Page last updated: 23 August, 2021, 10:39am
Vaccinating young people aged 16 and 17
In line with JCVI guidance, the NHS in inviting all young people aged 16 and 17 to receive a first dose of the COVID-19 vaccination.
More than 125,000 people in this age group have already had their jab in the two weeks since the announcement, with more than 360,000 having received it in total since the start of the vaccination programme.
Invitations are now landing on the doormats of all in this age group, who can find their nearest centre through the NHS’s ‘grab a jab’ online walk-in finder. Text messages are now also being sent.

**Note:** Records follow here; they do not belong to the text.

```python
@dataclass(slots=True, eq=False)
class PoolFusedRec(_Record):
    kind: ClassVar[str] = "pool_fused"
    name: str
    u: object
    g: Lazy
    csr: object
    idx: torch.Tensor
    pooled: Lazy
    n: int
    d: int
    stage: int


@dataclass(slots=True, eq=False)
class AddActRec(_Record):
    kind: ClassVar[str] = "add_act"
    m2: Lazy
    sc: Lazy
    O: Lazy


@dataclass(slots=True, eq=False)
class InterpConcatRec(_Record):
    kind: ClassVar[str] = "interp_concat"
    prev: Lazy
    skip: Lazy
# ... 207 lines not shown
        for Y, (wname, bname, bn, n_out, act, slope, ks, ns, stats), last in zip(res, metas, (first_is_last_consumer, 0)):
            out = Lazy(Y, a.B, a.n, a.n, n_out)
            self._bn(ctx, out, stats, bn, act, slope, folded_bias=self.P[bname],
                     nslots=H.row_blocks(out.rows, 128) if stats is not None else None)
            ctx.record(LinearRec(a, out, wname, bname, ks, ns, True, last))
            outs.append(out)
        return outs[0], outs[1]

    def _mlp(self, ctx, a, name: str, n_out: int, act: int = H.ACT_NONE, slope: float = 0.0, *, transposed=False,
             bn=True, a_grad=True, last_consumer_of_input: int = 0) -> Lazy:
        return self._linear(ctx, a, f"{name}.conv.weight", f"{name}.conv.bias", n_out, transposed=transposed,
                            bn=f"{name}.batch_norm" if bn else None, act=act, slope=slope, a_grad=a_grad,
                            last_consumer_of_input=last_consumer_of_input)

    def _pool(self, ctx, name: str, u, g: Lazy, idx: torch.Tensor, csr, n: int, d: int, n_out: int, stage: int = 0,
              next_stats: bool = False) -> Lazy:
        B, K, h = u.B, self.K, d // 2
        rows = B * n * K
        Ws = self.P[f"{name}.score_fn.0.weight"]
        if ops.pool_supported(d, K):
            if next_stats:
                res, st2, ns2 = ops.pool_fwd(u, g, idx, Ws, n, d, stage, next_stats=True)
                ctx.next_stats = (st2, ns2)
            else:
                res = ops.pool_fwd(u, g, idx, Ws, n, d, stage)
            pooled = ops.plain(res, B, n)
            ctx.record(PoolFusedRec(name, u, g, csr, idx, pooled, n, d, stage))
            return self._mlp(ctx, pooled, f"{name}.mlp", n_out, H.ACT_RELU)
        X = self._pool_x_in_place(ctx, u, g, idx, Ws, n, d)
        if X is None:
            X = torch.empty((rows, d), dtype=torch.float32, device=u.raw.device)
            ops.copy_rows_pair(((u.raw, (0, h), n * K, X, (0, h), rows, n * K), dict(lazy=u)),
                               ((g.raw, (0, h), g.bstride, X, (h, h), rows, n * K), dict(index=idx, lazy=g)))
            S = ops.gemm(ops.plain(X, B, n * K), Ws, 1, d, d, None, wsplit=ctx.wsplit)
        else:
            S = ops.gemm(X, Ws, 1, d, d, None, wsplit=ctx.wsplit)
        Pt = ops.attpool_fwd(X, S, B * n, K)
        pooled = ops.plain(Pt, B, n)
        ctx.record(PoolRec(name, u, g, csr, X, S, pooled, n, d))
        return self._mlp(ctx, pooled, f"{name}.mlp", n_out, H.ACT_RELU)

    def _pool_x_in_place(self, ctx, u, g: Lazy, idx: torch.Tensor, Ws: torch.Tensor, n: int, d: int):
# ... 42 lines not shown
            vr.piv1, vr.piv2 = self._pivot(ctx, f"{e}.mlp_rpe1.batch_norm"), self._pivot(ctx, f"{e}.mlp_rpe2.batch_norm")
            vr.bn1 = self._virtual_bn(ctx, vr, 1, f"{e}.mlp_rpe1.batch_norm")
            ops.bn_finalize_flush(ctx.bn_defer)
            q1 = self._pool(ctx, f"{e}.pool1", vr, f0, idx, csr, n, d, h, stage=1, next_stats=ctx.training)
            vr.bn2 = self._virtual_bn(ctx, vr, 2, f"{e}.mlp_rpe2.batch_norm", *ctx.next_stats)
            ctx.next_stats = (None, 1)
            ops.bn_finalize_flush(ctx.bn_defer)
            ctx.bn_defer = None
            q2 = self._pool(ctx, f"{e}.pool2", vr, q1, idx, csr, n, d, d, stage=2)
        else:
            rpe = Rpe(xyz, idx, d2, B, n, K)
            if h <= 128:
                rpe = ops.rpe_build(rpe)
            u1 = self._mlp(ctx, rpe, f"{e}.mlp_rpe1", h, H.ACT_RELU, a_grad=False)
            ops.bn_finalize_flush(ctx.bn_defer)
            q1 = self._pool(ctx, f"{e}.pool1", u1, f0, idx, csr, n, d, h)
            u2 = self._mlp(ctx, u1, f"{e}.mlp_rpe2", h, H.ACT_RELU)
            ops.bn_finalize_flush(ctx.bn_defer)
            ctx.bn_defer = None
            q2 = self._pool(ctx, f"{e}.pool2", u2, q1, idx, csr, n, d, d)
        m2 = self._mlp(ctx, q2, f"{e}.mlp2", 2 * d, last_consumer_of_input=1)
        O = ops.plain(ops.add_act_fwd(m2, sc, 0.01), B, n)
        ctx.record(AddActRec(m2, sc, O))
        return O

    def _wide_weight_uses(self, training: bool):
        uses = []
        for name, W in self.P.items():
            if not name.endswith(("conv.weight", "score_fn.0.weight")) or W.dim() < 2:
                continue
            a, b = int(W.shape[0]), int(W.shape[1])
            if max(a, b) <= 64:
                if name.endswith(".mlp1.conv.weight") and b % 32 == 0 and b > 64:
                    sc = self.P.get(name.replace(".mlp1.", ".shortcut."))
                    if sc is not None and int(sc.shape[0]) > 64:
# ... 220 lines not shown
                assert ga.written == (r.last_consumer_of_input == 2), wname
            complete = (bool(r.last_consumer_of_input) and self.sync is None and a.scale is not None and a.mean is not None
                        and a.rows == a.raw.shape[0])
            res = ops.gemm(gl, self._w2(wname), ns, ks, a.C, None, out=ga.buf, out_bstride=a.bstride, accumulate=ga.written,
                           wsplit=st.wsplit, bnb=a if complete else None)
            if complete and res[1] is not None:
                st.bn_pre[id(a.raw)] = res[1]
            ga.written = True

    def _bwd_pool_fused(self, st: _Backward, r: PoolFusedRec):
        if r.stage:
            return self._bwd_pool_virtual(st, r)
        u, g, n, d = r.u, r.g, r.n, r.d
        GP = st.arrived(r.pooled).buf
        gu, gg = st.slot(u), st.slot(g)
        DG = ops.pool_bwd(u, g, r.idx, self.P[f"{r.name}.score_fn.0.weight"], n, d, GP, gu.buf, gu.written,
                          st.grads[f"{r.name}.score_fn.0.weight"], pending=st.pending, batch=st.wbatch)
        gu.written = True
        ops.segment_sum_rows(DG, (0, d // 2), n * self.K, r.csr, gg.buf, g.bstride, accumulate=gg.written)
        gg.written = True

    def _bwd_add_act(self, st: _Backward, r: AddActRec):
        m2, sc, O, grads = r.m2, r.sc, r.O, st.grads
        G = st.arrived(O).buf
        if ops.resid_bn_supported(m2, sc):
            g2 = ops.resid_bn_backward(G, O.raw, 0.01, m2, sc, grads[f"{m2.bn}.weight"], grads[f"{m2.bn}.bias"],
                                       grads[f"{sc.bn}.weight"], grads[f"{sc.bn}.bias"], sync=self.sync)
            st.bn_done.update((id(m2.raw), id(sc.raw)))
        else:
            ops.add_act_bwd(G, O.raw, 0.01)
            g2 = torch.empty_like(G)
            ops.copy_rows(G, (0, O.C), O.n, g2, (0, O.C), O.rows, O.n)
# ... 92 lines not shown
```

### 3d_recognizer_amd/randlanet/_hip.py

```python
import ctypes as C
import os
from typing import Optional

import torch

_LIB: Optional[C.CDLL] = None
_LIB_PATH = os.path.join(os.path.dirname(os.path.dirname(os.path.abspath(__file__))), "csrc",
                         "librandla_hip.so")
_LIB_PATH = os.environ.get("RL_HIP_LIB", _LIB_PATH)

ABI_VERSION = 110
MAX_SLOTS = 1024
KNN_MAX_K = 64
ACT_NONE, ACT_RELU, ACT_LRELU = 0, 1, 2

ERR_ARGS, ERR_FEW_SUPPORT, ERR_LAUNCH, ERR_UNSUPPORTED = -1, -2, -3, -4


class HipKernelError(RuntimeError):
    pass


class GemmDesc(C.Structure):
    _fields_ = [
# ... 113 lines not shown
        ("G", C.c_void_p), ("g_bstride", C.c_int64), ("g_scale", C.c_void_p), ("g_shift", C.c_void_p),
        ("g_act", C.c_int32), ("g_slope", C.c_float),
        ("idx", C.c_void_p), ("W", C.c_void_p), ("points", C.c_int64),
        ("n", C.c_int32), ("d", C.c_int32), ("nbr_k", C.c_int32),
        ("Pout", C.c_void_p), ("dP", C.c_void_p), ("GU", C.c_void_p), ("gu_accumulate", C.c_int32),
        ("DG", C.c_void_p), ("dW", C.c_void_p), ("slab", C.c_void_p), ("slab_floats", C.c_int64),
        ("X_out", C.c_void_p), ("dS_out", C.c_void_p),
        ("u_source", C.c_int32), ("xyz", C.c_void_p), ("xyz_bstride", C.c_int64), ("nbr_d2", C.c_void_p),
        ("W1", C.c_void_p), ("b1", C.c_void_p), ("scale1", C.c_void_p), ("shift1", C.c_void_p),
        ("W2", C.c_void_p), ("b2", C.c_void_p), ("scale2", C.c_void_p), ("shift2", C.c_void_p),
        ("mean1", C.c_void_p), ("invstd1", C.c_void_p), ("mean2", C.c_void_p), ("invstd2", C.c_void_p),
        ("xyz_width", C.c_int32), ("bn_bwd_stats", C.c_void_p), ("bn_fwd_stats2", C.c_void_p),
        ("rows_bf16", C.c_int32),
        ("pivot_mean1", C.c_void_p), ("pivot_mean2", C.c_void_p),
        ("x_optional", C.c_int32),
    ]


class ResidBnBwdDesc(C.Structure):
    _fields_ = [
        ("G", C.c_void_p), ("G2", C.c_void_p), ("O", C.c_void_p), ("slope", C.c_float), ("rows", C.c_int64), ("C", C.c_int32),
        ("Y1", C.c_void_p), ("scale1", C.c_void_p), ("mean1", C.c_void_p), ("invstd1", C.c_void_p),
        ("Y2", C.c_void_p), ("scale2", C.c_void_p), ("mean2", C.c_void_p), ("invstd2", C.c_void_p),
        ("stats1", C.c_void_p), ("stats2", C.c_void_p), ("coef1", C.c_void_p), ("coef2", C.c_void_p),
    ]
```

At this time, JCVI advises that 16-17 year olds should be offered a first dose only, which will be of the Pfizer-BioNTech vaccine. The first dose has been shown to provide 80% protection against hospitalisation.
A second dose is expected to be offered later to increase the level of protection and contribute towards longer term protection, following further assurance around effectiveness and safety in this age group.
Those aged 16-17 who are at higher risk of serious COVID-19 continue to be offered two doses of vaccine.
People aged 16-17 do not need to contact their local GP or other NHS services before they receive a letter or text with details of how to get the jab.
Booking a vaccine for those between 17 and 9 months and 18
Children who are within three months of turning 18 will be invited directly to book an appointment via the National Booking Service at the appropriate time and may also be invited via local vaccination services.
Booking a vaccine for those aged between 16 and 17 and 9 months
Those age 16 to 17 and 9 months will not be able to use the National Booking Service, although they can find a convenient walk-in site near to where they live at www.nhs.uk/grab-a-jab. Those in this age group will instead be invited by local vaccination services.
Parental consent is not required to be vaccinated. People also do not have to be registered with a GP or have an NHS number to be vaccinated, although it will make the process easier so they should bring this if they can.
Those aged under 16
The following groups of children and young people are also eligible, following previous JCVI advice:
- 12-15-year olds ‘at risk’ with the underlying health conditions specified below:
- severe neuro-disabilities,
- Down’s Syndrome,
- underlying conditions resulting in immunosuppression, and
- those with profound and multiple learning disabilities, severe learning disabilities or who are on the learning disability register
- Children aged 12 years and older without underlying medical conditions who are household contacts of individuals (adults or children) who are immunosuppressed.
Further information on the COVID vaccination for children and young people can be found on the Gov.uk website.
COVID-19 vaccination A guide for children and young people – a leaflet explains the coronavirus (COVID-19) vaccination programme for eligible children and young people.
Why is the NHS only vaccinating some children and young people against COVID-19, and not all?
The NHS vaccinates in line with guidance from the independent JCVI (Joint Committee on Vaccination and Immunisation), which provides expert advice on vaccinations to UK health departments. The JCVI recommends that only certain groups of children and young people are vaccinated because of a combination of factors including their risk of getting seriously ill from coronavirus, passing it to others who may become seriously ill, and evidence of safety and effectiveness.
How do I know the vaccine is safe for my child?
The JCVI has reviewed extensive clinical evidence for the safety of giving the COVID-19 vaccine to children and young people in the eligible groups and have determined it to be safe and effective. The JCVI has determined that the benefit of vaccinating children in these groups outweighs the risks.
My child is not in one of the eligible groups. When will they be able to be vaccinated?
There are no current plans to vaccinate children and young people outside of the eligible groups. However, the JCVI is continually reviewing evidence on this matter and will advise the Government if it decides that a change of approach is required.